The need for teacher training and curriculum reform is at the top of campaigners' agendas. "We're disappointed but not surprised by this example," says Jordan Daly, the co-founder of Time for Inclusive Education [TIE]. His grassroots campaign focuses on making politicians and wider society aware of the reality LGBTI school students in Scotland face. "We're in schools on a monthly basis, so we know this is by no means an isolated incident." 

Studies have repeatedly shown a startling level of self-harm and mental illness reported by LGBTI school students. Trans students are particularly at risk. In 2015, Daly and colleagues began a tour of schools. Shocking stories included one in which a teacher singled out a trans pupils for ridicule in front of the class. More commonly, though, staff told them the same story: we just don't know what we're allowed to say about gay relationships. 

This is the point, according to Daly - retraining, or rather the lack of it. For some of those teachers trained during the 1980s and 1990s, when Section 28 prevented local authorities from "promoting homosexuality", confusion still reigns about what they can and cannot teach - or even mention in front of their pupils. 

The infamous clause was specific in its homophobia: the "acceptability of homosexuality as a pretended family relationship" could not be mentioned in schools. But it's been 17 years since the clause was repealed in Scotland - indeed, it was one of the very first acts of the new Scottish Parliament (the rest of the UK followed suit three years later). Why are we still hearing this archaic language? 

"We repealed, we clapped and cheered, and then we just forgot," Daly says. After the bitter campaign in Scotland, in which an alliance of churches led by millionaire businessman Brian Souter poured money into "Keeping the Clause", the government was pleased with its victory, which seemed to establish Holyrood as a progressive political space early on in the life of the parliament. But without updating the curriculum or retraining teaching staff, Daly argues, it left a "massive vacuum" of uncertainty. 

The Stonewall research suggests a similar confusion is likely across the UK. Daly doesn't believe the situation in Scotland is notably worse than in England, and disputes the oft-cited allegation that the issue is somehow worse in Scotland's denominational schools. Homophobia may be "wrapped up in the language of religious belief" in certain schools, he says, but it's "just as much of a problem elsewhere. The TIE campaign doesn't have different strategies for different schools." 
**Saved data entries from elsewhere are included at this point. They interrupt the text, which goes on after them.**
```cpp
int lsp_coset_lde_batch_shifts(lsp_ctx* ctx, const lsp_fr* in, size_t h, size_t w, uint32_t added_bits,
                               const lsp_fr* shifts, lsp_fr* out, int mem) {
    return guarded(ctx, [&] {
        LSP_REQUIRE(ctx && shifts && w >= 1, LSP_E_ARG, "bad arguments");
        std::lock_guard<std::mutex> g(ctx->mu);
        need_gpu(ctx);
        log2_exact(h);
        LSP_REQUIRE(added_bits <= 16, LSP_E_ARG, "added_bits too large");
        const size_t N = h << added_bits;
        std::vector<Fr> sh(w);
        for (size_t c = 0; c < w; ++c) sh[c] = to_fr(shifts[c]);
        const Fr* din = dev_in(ctx, in, h * w, mem, "api_in");
        Fr* dout = dev_out(ctx, out, N * w, mem, "api_out");
        lde_device(ctx, din, h, w, added_bits, sh.data(), dout);
        finish_out(ctx, out, dout, N * w, mem);
    });
}

int lsp_coset_lde_batch(lsp_ctx* ctx, const lsp_fr* in, size_t h, size_t w, uint32_t added_bits,
                        const lsp_fr* shift, lsp_fr* out, int mem) {
    if (!shift || w == 0) return LSP_E_ARG;
    std::vector<lsp_fr> sh(w, *shift);
    return lsp_coset_lde_batch_shifts(ctx, in, h, w, added_bits, sh.data(), out, mem);
}

int lsp_coset_dft_batch(lsp_ctx* ctx, const lsp_fr* coeffs, size_t h, size_t w, const lsp_fr* shift, lsp_fr* out,
                        int mem) {
    return guarded(ctx, [&] {
        LSP_REQUIRE(ctx && w >= 1, LSP_E_ARG, "bad dft arguments");
        std::lock_guard<std::mutex> g(ctx->mu);
        need_gpu(ctx);
        log2_exact(h);
        const Fr s = shift ? to_fr(*shift) : fr_one();
        const Fr* din = dev_in(ctx, coeffs, h * w, mem, "api_in");
        Fr* dout = dev_out(ctx, out, h * w, mem, "api_out");
        coset_dft_device(ctx, din, h, w, s, dout);
        finish_out(ctx, out, dout, h * w, mem);
    });
}

int lsp_coset_idft_batch(lsp_ctx* ctx, const lsp_fr* evals, size_t h, size_t w, const lsp_fr* shift, lsp_fr* out,
                         int mem) {
    return guarded(ctx, [&] {
        LSP_REQUIRE(ctx && w >= 1, LSP_E_ARG, "bad idft arguments");
        std::lock_guard<std::mutex> g(ctx->mu);
        need_gpu(ctx);
        log2_exact(h);
        const Fr s = shift ? to_fr(*shift) : fr_one();
        LSP_REQUIRE(!fr_is_zero(fr_to_canonical(s)), LSP_E_ARG, "coset shift must be nonzero");
        const Fr* din = dev_in(ctx, evals, h * w, mem, "api_in");
        Fr* dout = dev_out(ctx, out, h * w, mem, "api_out");
        coset_idft_device(ctx, din, h, w, s, dout);
        finish_out(ctx, out, dout, h * w, mem);
    });
}
// ... 1139 lines not shown
```

linea_stark_prover_amd/csrc/k_hash.hip:

```cpp
#include <cstdlib>

#include "k_common.hpp"
#include "kernels.hpp"
#include "poseidon2_f29.hpp"
#include "poseidon2_row.hpp"

namespace lsp {

#ifndef LSP_P2_ROWS_WPE
#define LSP_P2_ROWS_WPE 1
#endif

namespace {
template <uint32_t D>
__global__ __launch_bounds__(256) void k_permute(Fr* __restrict__ st, size_t n, const F29* __restrict__ rc,
                                                 uint32_t rf, uint32_t rp) {
    __shared__ uint4 qt[3 * F29_QTAB_N];
    f29_qtab_init(qt);
    __syncthreads();
    const size_t i = gtid();
    if (i >= n) return;
    F29 s0 = f29_from_fr(st[3 * i]), s1 = f29_from_fr(st[3 * i + 1]), s2 = f29_from_fr(st[3 * i + 2]);
    permute3_any<D, 1>(s0, s1, s2, rc, rf, rp, qt);
    st[3 * i] = f29_to_fr(s0);
    st[3 * i + 1] = f29_to_fr(s1);
    st[3 * i + 2] = f29_to_fr(s2);
}

template <uint32_t D, int LANES>
__global__ __launch_bounds__(256) __attribute__((amdgpu_waves_per_eu(LSP_P2_ROWS_WPE))) void k_hash_rows1(const Fr* __restrict__ m, uint32_t w, size_t nrows,
                                                    Fr* __restrict__ out, const F29* __restrict__ rc, uint32_t rf,
                                                    uint32_t rp) {
    __shared__ uint4 qt[3 * F29_QTAB_N];
    f29_qtab_init(qt);
    __syncthreads();
    const size_t i = gtid() / LANES;
    if (i >= nrows) return;
    const Fr* row = m + i * w;
    const Fr d = sponge_f29<D, LANES>([&](uint32_t k) { return LSP_BOUNDS(k < w) ? row[k] : fr_zero(); }, w, rc, rf,
                                      rp, qt);
    if ((threadIdx.x & (LANES - 1)) == 0) out[i] = d;
}

template <uint32_t D, int LANES>
__global__ __launch_bounds__(256) __attribute__((amdgpu_waves_per_eu(LSP_P2_ROWS_WPE))) void k_hash_rows_multi(MatList ml, size_t nrows, Fr* __restrict__ out,
                                                         const F29* __restrict__ rc, uint32_t rf, uint32_t rp) {
    __shared__ uint4 qt[3 * F29_QTAB_N];
    f29_qtab_init(qt);
    __syncthreads();
    const size_t i = gtid() / LANES;
    if (i >= nrows) return;
    uint32_t total = 0;
    for (uint32_t j = 0; j < ml.n; ++j) total += ml.width[j];
    auto get = [&](uint32_t k) {
        uint32_t j = 0;
        while (k >= ml.width[j]) {
            k -= ml.width[j];
            ++j;
            if (!LSP_BOUNDS(j < ml.n)) return fr_zero();
        }
        return ml.ptr[j][i * ml.width[j] + k];
    };
    const Fr d = sponge_f29<D, LANES>(get, total, rc, rf, rp, qt);
    if ((threadIdx.x & (LANES - 1)) == 0) out[i] = d;
}
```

After initial disappointments - their thousands-strong petition to change the curriculum was thrown out by parliament in 2016 - the campaign has won the support of leaders such as Nicola Sturgeon and Kezia Dugdale, and recently, the backing of a majority of MSPs. The Scottish government has set up a working group, and promised a national strategy. 

But for Daly, who himself struggled at a young age with his sexuality and society's failure to accept it, the matter remains an urgent one.  At just 21, he can reel off countless painful stories of young LGBTI students - some of which end in tragedy. One of the saddest elements of the story from St Kentigern's is that the pupil claimed his school was the safest place he had to express his identity, because he was not out at home. Perhaps for a gay pupil in ten years time, that will be a guarantee.